Determine how many of the lines below include "SHARD", then respond with that number and no other text.

***

# lmcinnes/pynndescent

Hardware: AMD Instinct MI355X
Metric: index build: points indexed/sec (recall@10 vs brute force reported alongside) (higher is better)
Workload: dtype f32

## Files before the change

pynndescent_amd/csrc/join.hip:

```cpp
#include "common.h"
#include "metric.h"
#include "gram.h"
#include "state.h"


template <int KS16>
__device__ __forceinline__ bool klist_has(const uint32_t *kl, uint32_t id) {
    uint4 w[KS16 * 4];
#pragma unroll
    for (int c = 0; c < KS16 * 4; c++) w[c] = *(const uint4 *)(kl + 4 * c);
    bool present = false;
#pragma unroll
    for (int c = 0; c < KS16 * 4; c++) present |= (w[c].x == id) | (w[c].y == id) | (w[c].z == id) | (w[c].w == id);
    return present;
}

#ifndef NND_J16_WAVES
#define NND_J16_WAVES 3
#endif
static_assert(NND_CODES_01 == 0 && NND_CODES_0_5 == 1 && NND_CODE_6 == 2, "launch_join_xm and the kernels' names count on these values");
template <int DC, int KS16, bool SHARD, int XM = 0>
__global__ __launch_bounds__(256, NND_J16_WAVES) void k_local_join16(const float *__restrict__ xp, int dp, const float *__restrict__ nrm,
                                                         int metric, const int32_t *__restrict__ cand,
                                                         const int32_t *__restrict__ order, int64_t v_begin,
                                                         int64_t v_end, int k, int ks, const uint32_t *__restrict__ knn_e,
                                                         const float *__restrict__ th, uint64_t *__restrict__ pbuf,
                                                         uint8_t *__restrict__ pdirty, int pcap, uint32_t slot_seed,
                                                         long long *__restrict__ counters, int64_t own_lo, int64_t own_hi,
                                                         uint64_t *__restrict__ pbuf_r, int pcap_r, int64_t rt_lo, int64_t rt_hi) {
    constexpr nnd_metric_family FAM = (nnd_metric_family)XM;
    constexpr int MCP = 16, RV = 32;
    constexpr int NT = DC / 16;
    constexpr int KQ = KS16 * 4;
    constexpr int KQL = RV * KQ / 64;
    constexpr int RPK = 64 / KQ;
    constexpr int kls = KS16 * 16 + 4;
#ifndef NND_J16_QCAP
#define NND_J16_QCAP (8 * 64)
#endif
    constexpr int QCAP = NND_J16_QCAP;
    constexpr int WAVE_BYTES = QCAP * 8 + 2 * RV * 4 + 4 * 4 + 5 * RV * 4 + RV * kls * 4 + 8;
    static_assert((QCAP * 8 + 2 * RV * 4 + 4 * 4 + 5 * RV * 4) % 16 == 0 && (kls * 4) % 16 == 0, "klist must be 16-byte aligned");

    extern __shared__ __attribute__((aligned(16))) unsigned char smem[];
    const int tid = threadIdx.x, lane = nnd_lane(), w = tid >> 6;
    unsigned char *mine = smem + (size_t)w * ((WAVE_BYTES + 15) & ~15);
    uint2 *queue = (uint2 *)mine;
    int32_t *cidbuf = (int32_t *)(queue + QCAP);
    int32_t *nnewbuf = cidbuf + 2 * RV;
    int32_t *cid = nnewbuf + 4;
    float *cnrm = (float *)(cid + RV);
    float *cth = cnrm + RV;
    uint32_t *cslot = (uint32_t *)(cth + RV);
    uint32_t *cflag = cslot + RV;
    uint32_t *klist = cflag + RV;
    const int kq = ks >> 2;
    auto prop_slot = [&](int t, uint32_t slot) __attribute__((always_inline)) -> unsigned long long * {
        if (SHARD && ((int64_t)t < rt_lo || (int64_t)t >= rt_hi))
            return (unsigned long long *)&pbuf_r[(int64_t)t * pcap_r + (slot & (uint32_t)(pcap_r - 1))];
        return (unsigned long long *)&pbuf[(int64_t)t * pcap + slot];
    };
    const int r16 = lane & 15, gq = lane >> 4;
    int64_t n_v = v_end - v_begin;
    int64_t g, stride;
    if ((gridDim.x & 7) == 0) {
        const int64_t per = (((n_v + 7) >> 3) + 3) & ~(int64_t)3;
        const int64_t g0 = (int64_t)(blockIdx.x & 7) * per;
        n_v = n_v < g0 + per ? n_v : g0 + per;
        g = g0 + (int64_t)(blockIdx.x >> 3) * 4 + w;
        stride = (int64_t)(gridDim.x >> 3) * 4;
    } else {
        g = (int64_t)blockIdx.x * 4 + w;
        stride = (int64_t)gridDim.x * 4;
    }

    auto load_cand = [&](int64_t g) __attribute__((always_inline)) -> int {
        const int row = lane < RV ? lane : 0;
        const bool ok = lane < RV && g < n_v;
        const int64_t gg = ok ? g : 0;
        const int64_t v = order ? (int64_t)order[v_begin + gg] : v_begin + gg;
        const int c = cand[v * RV + row];
        return ok ? c : -1;
    };
    auto store_cand = [&](int buf, int c) __attribute__((always_inline)) {
        const unsigned long long m = __ballot(c >= 0 && lane < RV);
        if (lane < RV) cidbuf[buf * RV + lane] = c;
        if (lane == 0) nnewbuf[buf] = __popcll(m & 0xFFFFull) | (__popcll(m >> MCP) << 8);
    };
    f32x4 ra[NT], rb[NT];
    u32x4 klv[KQL];
    float nx_nrm = 0.0f, nx_th = 0.0f;
    int nx_id = -1;
    auto load_rows = [&](const int32_t *cb, int c0, int cw, bool with_old) __attribute__((always_inline)) {
        const int ida = cb[r16], idb = cb[MCP + r16];
        const float *pa = xp + (int64_t)(ida >= 0 ? ida : 0) * dp + c0 + 4 * gq;
        const float *pb = xp + (int64_t)(idb >= 0 ? idb : 0) * dp + c0 + 4 * gq;
#pragma clang loop unroll(full)
        for (int t = 0; t < NT; t++)
            if (16 * t < cw) ra[t] = *(const f32x4 *)(pa + 16 * t);
        if (with_old) {
#pragma clang loop unroll(full)
            for (int t = 0; t < NT; t++)
                if (16 * t < cw) rb[t] = *(const f32x4 *)(pb + 16 * t);
        }
    };
    auto issue_gather = [&](int buf) __attribute__((always_inline)) {
        const int32_t *cb = cidbuf + buf * RV;
        const int cnt = nnewbuf[buf], nn = cnt & 255, no = cnt >> 8;
        if (nn == 0) return;
        load_rows(cb, 0, dp < DC ? dp : DC, no > 0);
        {
            const int row = lane < RV ? lane : 0;
            nx_id = lane < RV ? cb[row] : -1;
            const int64_t ide = nx_id >= 0 ? nx_id : 0;
            nx_nrm = nrm[ide];
            nx_th = th[ide];
#ifdef NND_JOIN_EXTRA_LOAD
            nx_nrm += nrm[(uint32_t)(((uint64_t)(uint32_t)ide * 2654435761ull) % (uint64_t)own_hi)] * 0.0f;
#endif
        }
#pragma clang loop unroll(full)
        for (int i = 0; i < KQL; i++) {
            const int r0 = i * RPK;
            if (!(r0 < MCP ? r0 < nn : r0 - MCP < no)) continue;
            const int idx = lane + i * 64;
            const int r = idx / KQ, c = idx % KQ;
            const int id = cb[r];
            const bool ok = c < kq && id >= 0;
            klv[i] = *(const u32x4 *)(knn_e + (ok ? (int64_t)id * ks + 4 * c : 0));
        }
    };
    auto land_gather = [&](int buf) __attribute__((always_inline)) {
        const int32_t *cb = cidbuf + buf * RV;
        const int cnt = nnewbuf[buf], nn = cnt & 255, no = cnt >> 8;
        if (lane < RV) {
            cid[lane] = nx_id;
            cnrm[lane] = nx_nrm;
            cth[lane] = nx_th;
            cslot[lane] = nnd_hash2(slot_seed, (uint32_t)nx_id) & (uint32_t)(pcap - 1);
            cflag[lane] = 0;
        }
#pragma clang loop unroll(full)
        for (int i = 0; i < KQL; i++) {
            const int r0 = i * RPK;
            if (!(r0 < MCP ? r0 < nn : r0 - MCP < no)) continue;
            const int idx = lane + i * 64;
            const int r = idx / KQ, c = idx % KQ;
            const bool ok = c < kq && cb[r] >= 0 && (int64_t)cb[r] >= own_lo && (int64_t)cb[r] < own_hi;
            const u32x4 empty = {NND_IDX_MASK, NND_IDX_MASK, NND_IDX_MASK, NND_IDX_MASK};
            *(u32x4 *)(klist + r * kls + 4 * c) = ok ? (klv[i] & NND_IDX_MASK) : empty;
        }
    };

    int64_t scan_g = g;
    unsigned long long scan_m = 0;
    int64_t scan_base = g;
    auto next_active = [&]() __attribute__((always_inline)) -> int64_t {
        while (scan_m == 0) {
            if (scan_g >= n_v) return n_v;
            const int64_t gl = scan_g + (int64_t)lane * stride;
            int c0 = -1;
            if (gl < n_v) {
                const int64_t v = order ? (int64_t)order[v_begin + gl] : v_begin + gl;
                c0 = cand[v * RV];
            }
            scan_m = __ballot(c0 >= 0);
            scan_base = scan_g;
            scan_g += 64 * stride;
        }
        const int bit = __builtin_ctzll(scan_m);
        scan_m &= scan_m - 1;
        return scan_base + (int64_t)bit * stride;
    };
    g = next_active();
    int64_t g1 = next_active(), g2 = n_v;
    store_cand(0, load_cand(g));
    store_cand(1, load_cand(g1));
    nnd_wave_lds_sync();
    issue_gather(0);

    int tot_pairs = 0, tot_prop = 0, tot_rows = 0, tot_act = 0, tot_tiles = 0;
    for (int it = 0; g < n_v; g = g1, g1 = g2, it++) {
        g2 = next_active();
        const int cur = it & 1;
        const int my_cnt = nnewbuf[cur], my_new = my_cnt & 255;
        const bool has_old = (my_cnt >> 8) > 0;
        if (my_new > 0) tot_tiles += has_old ? 2 : 1;
        const int c2 = load_cand(g2);
        f32x4 acc[2] = {f32x4{0.f, 0.f, 0.f, 0.f}, f32x4{0.f, 0.f, 0.f, 0.f}};
        if (my_new > 0) {
            land_gather(cur);
            nnd_wave_lds_sync();
            for (int c0 = 0; c0 < dp; c0 += DC) {
                const int cw = (dp - c0) < DC ? (dp - c0) : DC;
                if (c0 > 0) load_rows(cid, c0, cw, has_old);
#ifndef NND_JOIN_NOGRAM
#pragma clang loop unroll(full)
                for (int t = 0; t < NT; t++) {
                    if (16 * t >= cw) continue;
                    if (has_old) {
                        acc[0] = __builtin_amdgcn_mfma_f32_16x16x4f32(ra[t].x, ra[t].x, acc[0], 0, 0, 0);
                        acc[1] = __builtin_amdgcn_mfma_f32_16x16x4f32(ra[t].x, rb[t].x, acc[1], 0, 0, 0);
                        acc[0] = __builtin_amdgcn_mfma_f32_16x16x4f32(ra[t].y, ra[t].y, acc[0], 0, 0, 0);
                        acc[1] = __builtin_amdgcn_mfma_f32_16x16x4f32(ra[t].y, rb[t].y, acc[1], 0, 0, 0);
                        acc[0] = __builtin_amdgcn_mfma_f32_16x16x4f32(ra[t].z, ra[t].z, acc[0], 0, 0, 0);
                        acc[1] = __builtin_amdgcn_mfma_f32_16x16x4f32(ra[t].z, rb[t].z, acc[1], 0, 0, 0);
                        acc[0] = __builtin_amdgcn_mfma_f32_16x16x4f32(ra[t].w, ra[t].w, acc[0], 0, 0, 0);
                        acc[1] = __builtin_amdgcn_mfma_f32_16x16x4f32(ra[t].w, rb[t].w, acc[1], 0, 0, 0);
                    } else {
                        acc[0] = __builtin_amdgcn_mfma_f32_16x16x4f32(ra[t].x, ra[t].x, acc[0], 0, 0, 0);
                        acc[0] = __builtin_amdgcn_mfma_f32_16x16x4f32(ra[t].y, ra[t].y, acc[0], 0, 0, 0);
                        acc[0] = __builtin_amdgcn_mfma_f32_16x16x4f32(ra[t].z, ra[t].z, acc[0], 0, 0, 0);
                        acc[0] = __builtin_amdgcn_mfma_f32_16x16x4f32(ra[t].w, ra[t].w, acc[0], 0, 0, 0);
                    }
                }
#endif
            }
        }
        if (g1 < n_v) issue_gather(cur ^ 1);
        if (my_new > 0) {
            int pid4[4];
            float pn4[4], pth4[4];
#pragma unroll
            for (int r = 0; r < 4; r++) {
                pid4[r] = cid[4 * gq + r];
                pn4[r] = cnrm[4 * gq + r];
                pth4[r] = cth[4 * gq + r];
            }
            int qn = 0;
            auto drain = [&]() __attribute__((always_inline)) {
                nnd_wave_lds_sync();
                for (int base = 0; base < qn; base += 64) {
                    const int t = base + lane;
                    if (t < qn) {
                        const uint2 en = queue[t];
                        const int a = en.x & 31, b = (en.x >> 5) & 31;
                        const float d = __uint_as_float(en.y);
                        const int pid = cid[a], qid = cid[b];
                        if ((en.x & 1024u) && !klist_has<KS16>(klist + a * kls, (uint32_t)qid)) {
#ifndef NND_JOIN_NOATOMIC
                            {
                                unsigned long long *slot = prop_slot(pid, cslot[b]);
                                const unsigned long long key = (unsigned long long)nnd_make_key(d, (uint32_t)qid);
                                atomicMin(slot, key);
                            }
#endif
                            cflag[a] = 1;
                            tot_prop++;
                        }
                        if ((en.x & 2048u) && !klist_has<KS16>(klist + b * kls, (uint32_t)pid)) {
#ifndef NND_JOIN_NOATOMIC
                            {
                                unsigned long long *slot = prop_slot(qid, cslot[a]);
                                const unsigned long long key = (unsigned long long)nnd_make_key(d, (uint32_t)pid);
                                atomicMin(slot, key);
                            }
#endif
                            cflag[b] = 1;
                            tot_prop++;
                        }
                    }
                }
                qn = 0;
            };
#pragma unroll
            for (int J = 0; J < 2; J++) {
                if (J == 1 && !has_old) break;
                if (QCAP < 8 * 64 && J == 1) {
                    drain();
                    nnd_wave_lds_sync();
                }
                const int jj = J * 16 + r16;
                const int qid = cid[jj];
                const float qn_ = cnrm[jj], qth = cth[jj];
#pragma unroll
                for (int r = 0; r < 4; r++) {
                    const int i = 4 * gq + r;
                    const int pid = pid4[r];
                    const bool valid = pid >= 0 && qid >= 0 && (jj >= MCP || jj >= i);
                    tot_pairs += valid ? 1 : 0;
                    const bool self = (pid == qid);
                    const float d = self ? nnd_self_dist<FAM>(metric, pn4[r]) : nnd_gram_to_dist<FAM>(metric, acc[J][r], pn4[r], qn_);
#ifdef NND_JOIN_NOEPI
                    const bool need_p = valid && d == -12345.0f, need_q = false;
#else
                    const bool need_p = valid && d < pth4[r], need_q = valid && !self && d < qth;
#endif
                    const unsigned long long pm = __ballot(need_p | need_q);
                    if (pm) {
                        if (need_p | need_q) {
                            const int off = qn + (int)__builtin_amdgcn_mbcnt_hi((uint32_t)(pm >> 32), __builtin_amdgcn_mbcnt_lo((uint32_t)pm, 0u));
                            queue[off] = make_uint2((uint32_t)i | ((uint32_t)jj << 5) | (need_p ? 1024u : 0u) | (need_q ? 2048u : 0u),
                                                    __float_as_uint(d));
                        }
                        qn += __popcll(pm);
                    }
                }
            }
            drain();
            nnd_wave_lds_sync();
            if (lane < RV && cflag[lane]) pdirty[cid[lane]] = 1;
            if (lane < RV) tot_rows += cid[lane] >= 0;
            if (lane == 0) tot_act += 1;
        }
        nnd_wave_lds_sync();
        store_cand(cur, c2);
    }
    tot_pairs = nnd_wave_sum_i32(tot_pairs);
    tot_prop = nnd_wave_sum_i32(tot_prop);
    tot_rows = nnd_wave_sum_i32(tot_rows);
    tot_act = nnd_wave_sum_i32(tot_act);
    __syncthreads();
    int *red = (int *)smem;
    if (lane == 0) {
        red[w * 5 + 0] = tot_pairs; red[w * 5 + 1] = tot_prop; red[w * 5 + 2] = tot_rows; red[w * 5 + 3] = tot_act;
        red[w * 5 + 4] = tot_tiles;
    }
    __syncthreads();
    if (tid < 5) {
        long long sum = (long long)red[tid] + red[5 + tid] + red[10 + tid] + red[15 + tid];
        if (tid == 4) sum *= (dp >> 2);
        const int which = tid == 0 ? CNT_PAIRS : (tid == 1 ? CNT_PROPOSALS : (tid == 2 ? CNT_ROWS : (tid == 3 ? CNT_ACTIVE : CNT_MFMA)));
        nnd_count(counters, which, sum);
    }
}
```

***

Output for this exercise
2